● **WORK INSTRUCTION**: Among the records below, which lines contain the string "logs"? Report them.
───── EXERCISE MATERIALS ─────
diff --git a/acg_amd/ops/torch_ref.py b/acg_amd/ops/torch_ref.py
--- a/acg_amd/ops/torch_ref.py
+++ b/acg_amd/ops/torch_ref.py
@@ -318,6 +318,33 @@
     scal[dotslot] = torch.dot(pn, contrib)
 
 
+def spmv_bsell_st(st, x, y, *, partials=None, scal=None, dotslot: int = -1,
+                  dot_accum: bool = True, max_blocks: int = 0) -> None:
+    from .symtile import NOSEND, decode_st
+
+    nn, dof = st.nnodes, st.dof
+    n = nn * dof
+    node, col, vals, q = decode_st(st)
+    live = node < nn
+    node, col, vals, q = node[live], col[live], vals[live], q[live]
+    A = vals.view(-1, dof, dof)
+    xb = x[:n].view(nn, dof)
+    contrib = torch.zeros(nn, dof, dtype=torch.float64, device=x.device)
+    contrib.index_add_(0, node, torch.einsum("brc,bc->br", A, xb[col]))
+    snd = q != NOSEND
+    slots = torch.zeros(max(st.qmax, 1), nn, dof, dtype=torch.float64,
+                        device=x.device)
+    slots[q[snd], col[snd]] = torch.einsum("brc,br->bc", A[snd], xb[node[snd]])
+    nr = st.nrecv[:nn].long()
+    for s in range(st.qmax):
+        contrib += torch.where((nr > s)[:, None], slots[s], 0.0)
+    contrib = contrib.reshape(-1)
+    y[:n] = contrib
+    if scal is not None and dotslot >= 0:
+        d = torch.dot(x[:n], contrib)
+        scal[dotslot] = scal[dotslot] + d if dot_accum else d
+
+
 def cg_prep_pt(scal) -> None:
     scal[S_PT] = 0.0
 
diff --git a/acg_amd/part/subdomain.py b/acg_amd/part/subdomain.py
--- a/acg_amd/part/subdomain.py
+++ b/acg_amd/part/subdomain.py
@@ -55,6 +55,7 @@
     owned_global: np.ndarray
     ghost_global: np.ndarray
     halo: HaloPattern
+    node_order: np.ndarray | None = None
 
     @property
     def nlocal(self) -> int:
diff --git a/acg_amd/solvers/hip.py b/acg_amd/solvers/hip.py
--- a/acg_amd/solvers/hip.py
+++ b/acg_amd/solvers/hip.py
@@ -15,6 +15,9 @@
 from .base import (ColumnTolerances, SolveResult, block_results,
                    cg_flops_per_iter, check_multi_shapes, next_multi_k,
                    refine, solve_multi_by_column)
+
+
+BSELL_ST_DEFAULT = True
 
 
 class LaggedReadback:
@@ -72,6 +75,7 @@
         self.O_rowptr = self.O_colidx = self.O_vals = None
         self.lanesA = self.lanesO = lanes or 16
         self.bsell = None
+        self.bsell_st = None
         self.hybrid = None
         self.matfree = None
         if matfree:
@@ -109,6 +113,7 @@
         self.megafuse_auto = (self.can_megafuse
                               and (self.matfree is not None
                                    or L.nnzA / max(L.nowned, 1) <= 16.0))
+        self._build_symtile(force_format)
         self.halo = HaloExchange(L.halo, L.nowned, self.device, comm)
         self.scal = ops.alloc_scalars(self.device)
         self.partials = ops.alloc_partials(self.device)
@@ -200,9 +205,9 @@
             mk_sell(1)
         elif force == "sigma":
             mk_sell(4096)
-        elif force == "bsell":
+        elif force in ("bsell", "bsell-st"):
             if not mk_bsell():
-                raise ValueError("force_format=bsell: no dense dof x dof "
+                raise ValueError(f"force_format={force}: no dense dof x dof "
                                  "block structure (density < 0.75)")
         elif use_sell:
             waste = mk_sell(1)
@@ -215,6 +220,29 @@
             mk_bsell()
         if self.sell is not None or self.bsell is not None:
             self.A_rowptr = self.A_colidx = self.A_vals = None
+
+    def _build_symtile(self, force: str | None) -> None:
+        from ..ops.symtile import bsell_st_build
+
+        env = os.environ.get("ACG_BSELL_ST", "")
+        serial = self.comm is None or self.comm.size == 1
+        wanted = force == "bsell-st" or (
+            force is None and (env == "1" or (BSELL_ST_DEFAULT and env != "0")))
+        if (wanted and env != "0" and serial and self.local.nnzO == 0
+                and self.bsell is not None and self.matfree is None):
+            bptr, bcol, bvals, dof = self.bsell
+            self.bsell_st = bsell_st_build(
+                bptr, bcol, bvals, self.n // dof, dof,
+                getattr(self.local, "node_order", None))
+            if self.bsell_st is not None:
+                print(f"# classic CG operator format: bsell-st "
+                      f"({self.bsell_st.ratio:.3f} of the bsell bytes)",
+                      file=sys.stderr, flush=True)
+        if force == "bsell-st" and self.bsell_st is None:
+            raise ValueError(
+                "force_format=bsell-st: not built (needs one rank, no matO, "
+                "ACG_BSELL_ST != 0, exact transposes inside every tile and "
+                "stored bytes <= 0.9 of BSELL's)")
 
     def _workspace(self, key: str, names) -> dict:
         ws = self._ws.setdefault(key, {})
@@ -301,6 +329,10 @@
         if self.hybrid is not None:
             return "hybrid" if self.hybrid["sellptr"] is not None else "binned"
         return "csr"
+
+    @property
+    def classic_format(self) -> str:
+        return "bsell-st" if self.bsell_st is not None else self._format_name()
 
     def _lowprec_values(self) -> torch.Tensor:
         if self._vals32 is None and self.n == 0:
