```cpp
typedef struct rl_gridworld_gru_args {
    int32_t n_envs, horizon, max_path_length, reset_at_start;
    int32_t n_row, n_col, n_act, start_state;
    int32_t env_offset, hidden, include_action, reserved;
    uint64_t seed, step_counter;
    const int8_t* cell;
    const float* theta;
    const float* u;
    int32_t* state;
    int32_t* ts;
    float* hidden_state;
// ... 62 lines not shown
```

profiles/make_index.py:

```python
#!/usr/bin/env python3
import fnmatch
import os
import subprocess

ROOT = os.path.dirname(os.path.dirname(os.path.abspath(__file__)))

RECIPES = [
    ("pmc_traffic.json", "HBM bytes + vector-instruction counters of the rollout kernels per workload, stamped with sha256(csrc/*); bench.py reads it",
     "profiles/run_profile.sh <tag> (traffic step: profiles/summarize.py traffic ...)"),
    ("gru_bptt_time.json", "loss + KL, gradient and Fisher-vector product of a GaussianGRUPolicy per call, and one whole TRPO update: the recurrent update kernels next to the float32 autograd closures, the sampler's batch for 4096 Cartpole envs, max_path_length 100 (105 rows x 4096 columns), 32 units",
     "python tools/exp/gru_bptt_time.py --out profiles/gru_bptt_time.json"),
    ("categorical_gru_bptt_time.json", "loss + KL, gradient and Fisher-vector product of a CategoricalGRUPolicy per call, and one whole TRPO update: the recurrent categorical update kernels next to the float32 autograd closures, the sampler's batch for 4096 GridWorld 4x4 envs, max_path_length 100, 32 units",
     "python tools/exp/categorical_gru_bptt_time.py --out profiles/categorical_gru_bptt_time.json"),
    ("update_batch_refactor_time.json", "parent commit against the update-batch / planes-ops refactor on one box, runs interleaved: headline bench (env steps/s, update phase) and whole TRPO iterations of GaussianMLPPolicy(adaptive_std=True) on Cartpole (1024 x 100) and CategoricalMLPPolicy on GridWorld (80 x 50); every run, medians, the parent's own spread",
     "python tools/exp/update_batch_refactor_ab.py --parent <built checkout of the parent> --out profiles/update_batch_refactor_time.json"),
    ("*_bench_line.json", "the default bench line of that tree", "python bench.py"),
    ("*_bench_under_rocprof.log", "bench stdout under the kernel-trace pass", "profiles/run_profile.sh <tag>"),
    ("*_c5_kernel_stats.csv", "kernel stats of C5's per-GPU shard", "profiles/run_profile.sh <tag> cheetah1024_trpo_gae"),
    ("*_c5_pmc_*.csv", "PMC passes of C5's per-GPU shard (one counter group per pass)", "profiles/run_profile.sh <tag> cheetah1024_trpo_gae"),
    ("*_c2_*.csv", "kernel stats / PMC passes of C2 (Cartpole 4096 envs, VPG)", "profiles/run_profile.sh <tag> cartpole4096_vpg"),
    ("r06_csplit_*.csv", "SQ counter passes / kernel stats of csplit_fvp_kernel on (100, 50, 25) and (128, 128) at 2.048 M samples", "tools/exp/r06_call8.sh"),
    ("r06_c7_csplit_ab.txt", "cooperative product per library: round start / one instruction stream per wavefront (off) / compile-time shapes + k-slices", "tools/exp/r06_call7.sh"),
    ("r06_c9_csplit_ab.txt", "cooperative product per library: k-slices + compile-time shapes / round start / + late fetch", "tools/exp/r06_call9.sh"),
    ("r06_c10_csplit_ab.txt", "cooperative product: the library of the round's start, timed in the call that ran the parity tests and the wide bench lines on the final one", "tools/exp/r06_call10.sh"),
    ("r06_f16_split.txt", "device facts of the two-way f16 split: subnormal inputs honoured, accuracy of five product forms against float64 over ten magnitude regimes, the five-instruction split bit for bit, instruction rates", "tools/ubench/f16_split.hip (tools/exp/r06_call15.sh)"),
    ("r06_c14_half*.txt", "what a two-part / three-term product would buy: RL_ABL_HALF timing ablation of the bf16 split kernels (wrong results)", "tools/exp/r06_call14.sh"),
    ("r06_c16_splith_ab*.txt", "fvp() per library: bf16 three-way / f16 two-way / ablations and variants of policy_splith_kernels.hip", "tools/exp/r06_call16.sh"),
    ("r06_c18_splith_check.txt", "two-way f16 / three-way bf16 / f32 products against float64 over shapes, direction and observation scales, with timings", "tools/exp/fvp_splith_check.py (tools/exp/r06_call18.sh)"),
    ("r06_c17_bench_*.json", "headline and C5 bench lines, f16 two-way (default) and bf16 three-way (RLLAB_FVP_SPLIT=5) interleaved in one call", "tools/exp/r06_call17.sh"),
    ("r06_c20_splith_ab_wide.txt", "fvp() of (20, 6) on (32, 32), 512 k samples: bf16 three-way against f16 two-way at one wavefront per SIMD", "tools/exp/r06_call20.sh"),
    ("r06_splith_*.csv", "SQ counter passes / FETCH_SIZE / kernel stats of the bf16 and the f16 split products, (32, 32) at 2.048 M and (64, 64) at 512 k samples", "tools/exp/r06_call19.sh"),
    ("curves/r06_splith_*", "learning under the f16 two-way and the bf16 three-way split products, same seeds; 1500-iteration soak", "tools/exp/r06_splith_curves.sh"),
    ("fvp_lds_tr_ab_product.txt", "fvp() of the parent and the new library swapped in alternately, (13, 2) on (32, 32) at 2.048 M samples: the unit operands transposed through LDS, and two variants not kept",
     "tools/exp/fvp_split_ab.py's loop with FVP_AB_WARM=400 FVP_AB_N=300 FVP_AB_READINGS=9, the parent as build/exp/lib_parent.so"),
    ("fvp_lds_tr_ab_bench.txt", "headline bench lines of the parent and the new library, interleaved, and their --dump-outputs compared", "tools/exp/lib_ab.py 'python bench.py --gpus 1 --steps 20 --warmup 3'"),
    ("fvp_lds_tr_*_pmc_product.csv", "one SQ counter pass over ten f16 split products at 2.048 M samples, parent / new library", "rocprofv3 --kernel-trace --pmc SQ_VALU_MFMA_BUSY_CYCLES SQ_INSTS_VALU SQ_ACTIVE_INST_VALU SQ_INSTS_LDS SQ_LDS_BANK_CONFLICT SQ_WAIT_INST_ANY SQ_WAVES GRBM_GUI_ACTIVE -- python tools/exp/fvp_splith_pmc.py 32"),
    ("perp_ab_bench.jsonl", "rollout launch, iteration time and headline of the parent and the new library (Swimmer sub-step without a materialised perpendicular), alternating in one session, parent first and last",
     "the two libraries swapped in place as tools/exp/lib_ab.py does, under 'python bench.py --gpus 1 --steps 20 --warmup 3', seven runs"),
    ("perp_before_kernel_stats.csv", "rocprofv3 --kernel-trace --stats summary of `bench.py --steps 5 --warmup 2`, the parent of the perpendicular-operand change", "profiles/run_profile.sh perp swimmer4096_trpo perp_before stats"),
    ("r06_c11_policy_time.txt", "wide loss / gradient / product passes with (.orig) and without (lib_before_wpf) the one-tile-ahead prefetch", "tools/exp/r06_call11.sh"),
    ("r06_wide_kernel_bench.txt", "loss / gradient / product passes of the wide nets at the final sources", "python tools/kernel_bench.py --configs ..."),
    ("*_split_kernel_stats.csv", "kernel stats of the three Fisher-vector-product kernels back to back", "tools/prof_split.sh"),
    ("*_split_pmc_*.csv", "PMC passes of the product kernels", "tools/prof_split.sh"),
    ("*_split64_*.csv", "kernel stats / PMC passes of the 64-unit split product", "tools/prof_split.sh 64"),
    ("*_wide*_pmc_*.csv", "PMC passes of the wide / deep kernels", "tools/prof_wide.sh"),
    ("*_wide*_stats.csv", "kernel stats of the wide / deep kernels", "tools/prof_wide.sh"),
    ("*_fvp_fixed_cost_stats.csv", "50 cached products back to back per batch size", "python tools/exp/fvp_fixed_cost.py under rocprofv3 --kernel-trace --stats"),
    ("*_step_kernel_roofline.jsonl", "rl_vecenv_step at 4 M envs, HIP-event timing", "python tools/step_kernel_roofline.py"),
    ("*_step_kernel_stats.csv", "the same under rocprofv3 --kernel-trace --stats", "profiles/run_profile.sh <tag>"),
    ("*_timeline.csv", "one iteration's dispatch timeline (start, duration, idle gap)", "profiles/run_profile.sh <tag> (summarize.py timeline)"),
    ("*_kernel_stats.csv", "rocprofv3 --kernel-trace --stats summary of `bench.py --steps 5 --warmup 2`", "profiles/run_profile.sh <tag>"),
    ("*_cheetah_pmc_*.csv", "PMC passes of the HalfCheetah shard", "profiles/run_profile.sh <tag> (cheetah leg)"),
    ("*_pmc_fetch_size.csv", "FETCH_SIZE pass (own run)", "profiles/run_profile.sh <tag>"),
    ("*_pmc_write_size.csv", "WRITE_SIZE pass (own run)", "profiles/run_profile.sh <tag>"),
    ("*_pmc_sq*.csv", "SQ_* counter passes (own runs)", "profiles/run_profile.sh <tag>"),
    ("*_bench_*.json", "side bench line: workload / size / switch in the file name", "python bench.py --workload ... | --n-envs ... | --hidden ... (tools/exp/r0N_final_bench.sh)"),
    ("*_resource_usage.txt", "-Rpass-analysis=kernel-resource-usage lines (registers, spills, LDS) of the named kernels", "tools/resource_usage.sh"),
    ("*_preflight*.json", "multi-GPU pre-flight record", "python tools/preflight_multigpu.py"),
    ("*_notes.md", "the round's measurements, experiments and dead ends in prose", "(written by hand from the files of that round)"),
    ("*_fallback_probe_*.txt", "which constructor options stay on the fused path, and the cost of an iteration (512 envs x 100 steps)",
     "python tools/exp/fallback_probe.py / tools/exp/fallback_probe_envs.py"),
    ("curves/r05_*", "tabular training logs of round 5's learning-curve runs", "tools/exp/r05_curves.sh, tools/exp/r05_call13.sh"),
    ("curves/*", "tabular training logs of the learning-curve runs", "tools/learning_curves.sh, tools/exp/r03_*curves*.sh"),
    ("run_profile.sh", "the profile recipe", "-"),
    ("summarize.py", "condenses rocprofv3 output directories into the CSVs kept here", "-"),
    ("make_index.py", "writes this index", "-"),
    ("INDEX.md", "this file", "python profiles/make_index.py"),
]
# ... 39 lines not shown
```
─────
● **PROBLEM SOLUTION**:
    ("curves/r05_*", "tabular training logs of round 5's learning-curve runs", "tools/exp/r05_curves.sh, tools/exp/r05_call13.sh"),
    ("curves/*", "tabular training logs of the learning-curve runs", "tools/learning_curves.sh, tools/exp/r03_*curves*.sh"),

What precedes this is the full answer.